§ **Goal of the exercise**: Please copy every line from the records below that contains the string "count".

(Collected data entries)

┄┄┄┄┄┄┄┄┄┄

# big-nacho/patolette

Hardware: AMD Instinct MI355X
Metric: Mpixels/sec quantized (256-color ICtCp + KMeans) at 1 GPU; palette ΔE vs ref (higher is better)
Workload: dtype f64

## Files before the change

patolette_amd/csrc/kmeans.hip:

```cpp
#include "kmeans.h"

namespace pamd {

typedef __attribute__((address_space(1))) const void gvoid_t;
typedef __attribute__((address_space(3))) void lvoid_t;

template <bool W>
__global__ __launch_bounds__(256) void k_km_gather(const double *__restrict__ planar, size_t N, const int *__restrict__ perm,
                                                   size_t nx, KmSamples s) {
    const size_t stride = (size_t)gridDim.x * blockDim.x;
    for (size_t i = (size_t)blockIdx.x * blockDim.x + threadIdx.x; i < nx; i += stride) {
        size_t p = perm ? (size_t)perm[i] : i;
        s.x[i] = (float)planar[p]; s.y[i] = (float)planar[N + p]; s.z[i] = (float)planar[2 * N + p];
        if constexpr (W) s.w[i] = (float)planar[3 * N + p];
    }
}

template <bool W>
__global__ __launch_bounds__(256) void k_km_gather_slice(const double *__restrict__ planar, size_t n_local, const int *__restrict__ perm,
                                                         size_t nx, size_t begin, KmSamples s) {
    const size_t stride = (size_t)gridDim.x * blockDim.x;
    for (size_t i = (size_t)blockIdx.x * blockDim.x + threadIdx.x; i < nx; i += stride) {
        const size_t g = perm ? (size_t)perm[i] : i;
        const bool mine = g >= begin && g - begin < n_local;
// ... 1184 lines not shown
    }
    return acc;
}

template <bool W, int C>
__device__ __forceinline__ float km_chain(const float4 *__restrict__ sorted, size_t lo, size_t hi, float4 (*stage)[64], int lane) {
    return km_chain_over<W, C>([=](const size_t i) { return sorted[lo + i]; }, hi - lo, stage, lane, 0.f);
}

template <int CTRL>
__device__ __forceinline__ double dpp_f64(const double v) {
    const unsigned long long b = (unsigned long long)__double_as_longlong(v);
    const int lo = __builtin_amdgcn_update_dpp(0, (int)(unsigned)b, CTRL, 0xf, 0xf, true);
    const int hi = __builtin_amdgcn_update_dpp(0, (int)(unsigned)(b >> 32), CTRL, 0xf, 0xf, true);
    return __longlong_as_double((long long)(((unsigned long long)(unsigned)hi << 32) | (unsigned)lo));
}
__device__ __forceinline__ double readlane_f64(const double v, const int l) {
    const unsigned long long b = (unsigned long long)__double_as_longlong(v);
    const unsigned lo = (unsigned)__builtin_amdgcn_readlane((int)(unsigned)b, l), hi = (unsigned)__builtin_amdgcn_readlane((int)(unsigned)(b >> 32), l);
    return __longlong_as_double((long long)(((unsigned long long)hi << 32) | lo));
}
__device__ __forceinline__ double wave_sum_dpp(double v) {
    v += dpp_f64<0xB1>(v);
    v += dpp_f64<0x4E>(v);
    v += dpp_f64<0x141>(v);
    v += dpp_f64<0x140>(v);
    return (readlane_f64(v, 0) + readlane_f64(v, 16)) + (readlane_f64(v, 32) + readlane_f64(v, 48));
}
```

┄┄┄┄┄┄┄┄┄┄

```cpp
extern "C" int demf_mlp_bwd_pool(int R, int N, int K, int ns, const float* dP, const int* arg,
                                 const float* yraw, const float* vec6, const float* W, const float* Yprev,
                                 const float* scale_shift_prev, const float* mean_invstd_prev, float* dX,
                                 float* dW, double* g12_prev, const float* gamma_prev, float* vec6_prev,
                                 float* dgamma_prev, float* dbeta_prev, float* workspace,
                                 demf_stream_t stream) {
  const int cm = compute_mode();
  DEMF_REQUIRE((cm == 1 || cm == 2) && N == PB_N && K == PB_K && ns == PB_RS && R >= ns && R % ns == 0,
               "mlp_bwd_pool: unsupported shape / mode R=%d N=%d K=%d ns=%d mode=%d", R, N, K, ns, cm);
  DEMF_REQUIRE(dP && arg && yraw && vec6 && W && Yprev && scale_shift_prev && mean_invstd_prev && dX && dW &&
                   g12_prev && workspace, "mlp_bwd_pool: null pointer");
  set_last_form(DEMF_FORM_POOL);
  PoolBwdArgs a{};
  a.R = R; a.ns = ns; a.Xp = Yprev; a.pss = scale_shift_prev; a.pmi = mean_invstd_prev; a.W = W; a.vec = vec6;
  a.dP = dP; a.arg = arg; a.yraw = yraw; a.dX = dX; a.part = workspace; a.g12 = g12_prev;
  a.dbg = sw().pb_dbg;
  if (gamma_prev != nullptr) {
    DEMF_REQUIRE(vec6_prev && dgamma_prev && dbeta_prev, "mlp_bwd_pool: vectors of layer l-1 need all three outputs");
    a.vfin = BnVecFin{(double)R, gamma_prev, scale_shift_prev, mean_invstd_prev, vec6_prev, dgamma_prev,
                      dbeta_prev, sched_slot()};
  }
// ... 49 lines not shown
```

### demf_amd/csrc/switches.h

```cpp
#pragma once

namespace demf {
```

┄┄┄┄┄┄┄┄┄┄

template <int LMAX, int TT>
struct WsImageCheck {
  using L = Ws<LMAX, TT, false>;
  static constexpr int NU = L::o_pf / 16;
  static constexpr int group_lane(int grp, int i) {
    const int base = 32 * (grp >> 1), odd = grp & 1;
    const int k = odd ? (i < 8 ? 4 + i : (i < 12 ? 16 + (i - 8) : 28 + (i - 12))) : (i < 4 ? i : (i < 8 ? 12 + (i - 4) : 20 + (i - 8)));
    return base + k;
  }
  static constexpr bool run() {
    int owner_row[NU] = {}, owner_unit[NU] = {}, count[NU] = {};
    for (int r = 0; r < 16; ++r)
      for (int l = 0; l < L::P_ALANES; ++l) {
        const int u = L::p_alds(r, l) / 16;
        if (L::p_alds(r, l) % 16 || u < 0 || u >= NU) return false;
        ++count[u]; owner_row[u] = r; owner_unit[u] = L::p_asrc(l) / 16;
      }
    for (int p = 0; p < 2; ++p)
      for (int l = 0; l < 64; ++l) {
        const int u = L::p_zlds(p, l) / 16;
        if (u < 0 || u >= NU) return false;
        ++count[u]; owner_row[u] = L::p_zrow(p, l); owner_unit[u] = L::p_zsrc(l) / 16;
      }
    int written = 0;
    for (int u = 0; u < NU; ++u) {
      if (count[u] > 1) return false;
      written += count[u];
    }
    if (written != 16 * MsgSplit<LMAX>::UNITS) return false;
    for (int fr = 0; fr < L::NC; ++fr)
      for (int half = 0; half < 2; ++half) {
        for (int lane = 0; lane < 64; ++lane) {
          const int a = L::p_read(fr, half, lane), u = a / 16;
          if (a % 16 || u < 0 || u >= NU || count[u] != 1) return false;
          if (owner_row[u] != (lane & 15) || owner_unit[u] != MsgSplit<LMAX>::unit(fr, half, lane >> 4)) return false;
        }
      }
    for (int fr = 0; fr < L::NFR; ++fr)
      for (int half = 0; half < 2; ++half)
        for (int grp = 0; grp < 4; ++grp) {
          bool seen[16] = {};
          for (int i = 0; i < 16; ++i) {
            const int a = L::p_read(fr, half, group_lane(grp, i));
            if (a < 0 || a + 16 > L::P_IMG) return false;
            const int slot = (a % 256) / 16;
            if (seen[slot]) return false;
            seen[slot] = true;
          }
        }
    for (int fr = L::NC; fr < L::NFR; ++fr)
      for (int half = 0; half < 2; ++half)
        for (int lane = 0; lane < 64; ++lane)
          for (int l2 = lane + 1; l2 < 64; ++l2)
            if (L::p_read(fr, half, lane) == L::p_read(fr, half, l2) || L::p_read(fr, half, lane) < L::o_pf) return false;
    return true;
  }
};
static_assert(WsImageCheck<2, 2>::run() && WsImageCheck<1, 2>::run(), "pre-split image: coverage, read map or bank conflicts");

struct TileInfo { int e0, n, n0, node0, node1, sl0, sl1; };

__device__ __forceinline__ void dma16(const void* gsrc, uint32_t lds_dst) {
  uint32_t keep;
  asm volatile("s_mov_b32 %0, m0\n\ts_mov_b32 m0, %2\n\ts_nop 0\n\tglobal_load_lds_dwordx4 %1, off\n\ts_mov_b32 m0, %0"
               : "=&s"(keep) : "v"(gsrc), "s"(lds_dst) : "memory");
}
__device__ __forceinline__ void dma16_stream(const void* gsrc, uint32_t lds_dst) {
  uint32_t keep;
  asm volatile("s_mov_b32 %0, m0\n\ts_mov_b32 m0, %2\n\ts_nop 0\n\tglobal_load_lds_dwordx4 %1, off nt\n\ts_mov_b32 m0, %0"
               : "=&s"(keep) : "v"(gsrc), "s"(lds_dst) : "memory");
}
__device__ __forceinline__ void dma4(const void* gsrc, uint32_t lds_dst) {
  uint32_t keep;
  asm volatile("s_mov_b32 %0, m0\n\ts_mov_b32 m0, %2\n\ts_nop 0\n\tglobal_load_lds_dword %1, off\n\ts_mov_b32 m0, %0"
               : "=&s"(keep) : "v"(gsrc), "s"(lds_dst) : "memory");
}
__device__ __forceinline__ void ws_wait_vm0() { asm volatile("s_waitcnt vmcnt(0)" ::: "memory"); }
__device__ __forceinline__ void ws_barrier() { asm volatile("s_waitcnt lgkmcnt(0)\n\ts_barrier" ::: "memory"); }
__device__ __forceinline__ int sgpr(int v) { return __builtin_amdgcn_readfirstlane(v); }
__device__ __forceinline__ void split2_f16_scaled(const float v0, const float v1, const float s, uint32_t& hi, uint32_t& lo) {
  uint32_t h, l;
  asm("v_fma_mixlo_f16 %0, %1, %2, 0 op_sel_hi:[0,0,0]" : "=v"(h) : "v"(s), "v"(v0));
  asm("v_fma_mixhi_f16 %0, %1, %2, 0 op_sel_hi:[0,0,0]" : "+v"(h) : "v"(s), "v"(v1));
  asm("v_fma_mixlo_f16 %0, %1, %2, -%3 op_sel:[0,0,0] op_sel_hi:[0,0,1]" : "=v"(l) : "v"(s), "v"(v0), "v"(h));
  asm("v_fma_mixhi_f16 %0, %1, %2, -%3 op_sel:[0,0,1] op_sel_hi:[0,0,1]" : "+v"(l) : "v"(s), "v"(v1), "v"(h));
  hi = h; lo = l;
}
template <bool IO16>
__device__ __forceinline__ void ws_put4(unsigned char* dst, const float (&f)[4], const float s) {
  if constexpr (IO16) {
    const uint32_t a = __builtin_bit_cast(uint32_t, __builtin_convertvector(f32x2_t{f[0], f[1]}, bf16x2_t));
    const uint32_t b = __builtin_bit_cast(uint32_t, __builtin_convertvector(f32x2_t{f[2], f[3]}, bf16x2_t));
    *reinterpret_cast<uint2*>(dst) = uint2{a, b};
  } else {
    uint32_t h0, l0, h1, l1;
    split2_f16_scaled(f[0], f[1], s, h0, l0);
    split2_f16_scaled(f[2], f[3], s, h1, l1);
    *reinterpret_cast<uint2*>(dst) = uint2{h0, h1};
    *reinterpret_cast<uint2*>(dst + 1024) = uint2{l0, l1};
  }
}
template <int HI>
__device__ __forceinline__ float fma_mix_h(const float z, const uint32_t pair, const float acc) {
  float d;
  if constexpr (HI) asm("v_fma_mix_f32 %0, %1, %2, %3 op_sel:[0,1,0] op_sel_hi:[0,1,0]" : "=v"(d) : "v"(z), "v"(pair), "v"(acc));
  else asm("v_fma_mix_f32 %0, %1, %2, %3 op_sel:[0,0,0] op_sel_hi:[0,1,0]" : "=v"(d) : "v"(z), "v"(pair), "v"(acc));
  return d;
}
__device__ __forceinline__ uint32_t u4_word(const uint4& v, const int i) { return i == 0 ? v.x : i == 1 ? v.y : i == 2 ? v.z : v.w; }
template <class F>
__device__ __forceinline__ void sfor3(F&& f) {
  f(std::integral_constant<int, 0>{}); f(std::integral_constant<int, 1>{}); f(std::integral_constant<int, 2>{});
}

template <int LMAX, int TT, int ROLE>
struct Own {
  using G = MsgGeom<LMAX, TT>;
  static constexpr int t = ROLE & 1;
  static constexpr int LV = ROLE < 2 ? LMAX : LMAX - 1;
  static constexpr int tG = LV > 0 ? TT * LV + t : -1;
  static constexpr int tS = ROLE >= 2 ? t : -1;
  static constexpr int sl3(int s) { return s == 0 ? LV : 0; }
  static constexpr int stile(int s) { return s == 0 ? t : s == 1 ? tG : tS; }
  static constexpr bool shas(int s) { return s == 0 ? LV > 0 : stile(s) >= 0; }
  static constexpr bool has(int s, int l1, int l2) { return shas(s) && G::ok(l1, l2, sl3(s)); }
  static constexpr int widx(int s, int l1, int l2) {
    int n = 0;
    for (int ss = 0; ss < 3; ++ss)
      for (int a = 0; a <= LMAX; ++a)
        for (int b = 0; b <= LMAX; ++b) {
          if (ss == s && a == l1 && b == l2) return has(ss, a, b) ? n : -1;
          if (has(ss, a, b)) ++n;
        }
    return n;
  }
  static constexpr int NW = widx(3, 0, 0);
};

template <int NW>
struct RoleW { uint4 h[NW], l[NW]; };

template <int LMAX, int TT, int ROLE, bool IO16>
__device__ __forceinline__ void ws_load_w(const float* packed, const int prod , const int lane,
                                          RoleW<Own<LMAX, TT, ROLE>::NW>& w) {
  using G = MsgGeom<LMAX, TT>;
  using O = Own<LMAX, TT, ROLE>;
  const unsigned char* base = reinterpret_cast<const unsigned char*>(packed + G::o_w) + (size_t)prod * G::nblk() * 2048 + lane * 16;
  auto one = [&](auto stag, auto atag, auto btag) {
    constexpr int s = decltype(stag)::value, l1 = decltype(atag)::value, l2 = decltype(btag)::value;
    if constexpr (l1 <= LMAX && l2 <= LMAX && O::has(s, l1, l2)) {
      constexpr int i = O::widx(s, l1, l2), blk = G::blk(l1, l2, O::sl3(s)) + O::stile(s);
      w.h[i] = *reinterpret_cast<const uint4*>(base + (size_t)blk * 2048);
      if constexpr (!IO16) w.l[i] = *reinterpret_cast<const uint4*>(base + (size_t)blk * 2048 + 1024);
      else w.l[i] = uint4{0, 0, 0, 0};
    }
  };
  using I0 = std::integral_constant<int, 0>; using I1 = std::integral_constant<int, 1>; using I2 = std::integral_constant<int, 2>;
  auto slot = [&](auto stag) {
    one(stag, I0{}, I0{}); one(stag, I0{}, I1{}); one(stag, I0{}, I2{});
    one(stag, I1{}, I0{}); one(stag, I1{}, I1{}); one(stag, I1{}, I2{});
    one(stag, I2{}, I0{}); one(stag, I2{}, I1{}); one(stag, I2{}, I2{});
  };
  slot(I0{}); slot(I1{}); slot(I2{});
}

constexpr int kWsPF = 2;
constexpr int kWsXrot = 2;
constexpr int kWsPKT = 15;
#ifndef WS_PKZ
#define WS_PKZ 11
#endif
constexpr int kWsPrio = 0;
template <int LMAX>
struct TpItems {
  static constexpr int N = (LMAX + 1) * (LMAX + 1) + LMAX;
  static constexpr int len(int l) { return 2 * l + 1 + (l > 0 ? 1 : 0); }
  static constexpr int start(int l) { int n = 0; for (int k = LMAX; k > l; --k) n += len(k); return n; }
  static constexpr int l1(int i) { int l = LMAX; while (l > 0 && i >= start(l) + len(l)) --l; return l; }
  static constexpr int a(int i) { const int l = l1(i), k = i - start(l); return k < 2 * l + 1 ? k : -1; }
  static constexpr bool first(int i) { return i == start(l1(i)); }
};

┄┄┄┄┄┄┄┄┄┄

§ **Response to the exercise**:
    int owner_row[NU] = {}, owner_unit[NU] = {}, count[NU] = {};
        ++count[u]; owner_row[u] = r; owner_unit[u] = L::p_asrc(l) / 16;
        ++count[u]; owner_row[u] = L::p_zrow(p, l); owner_unit[u] = L::p_zsrc(l) / 16;
      if (count[u] > 1) return false;
      written += count[u];
          if (a % 16 || u < 0 || u >= NU || count[u] != 1) return false;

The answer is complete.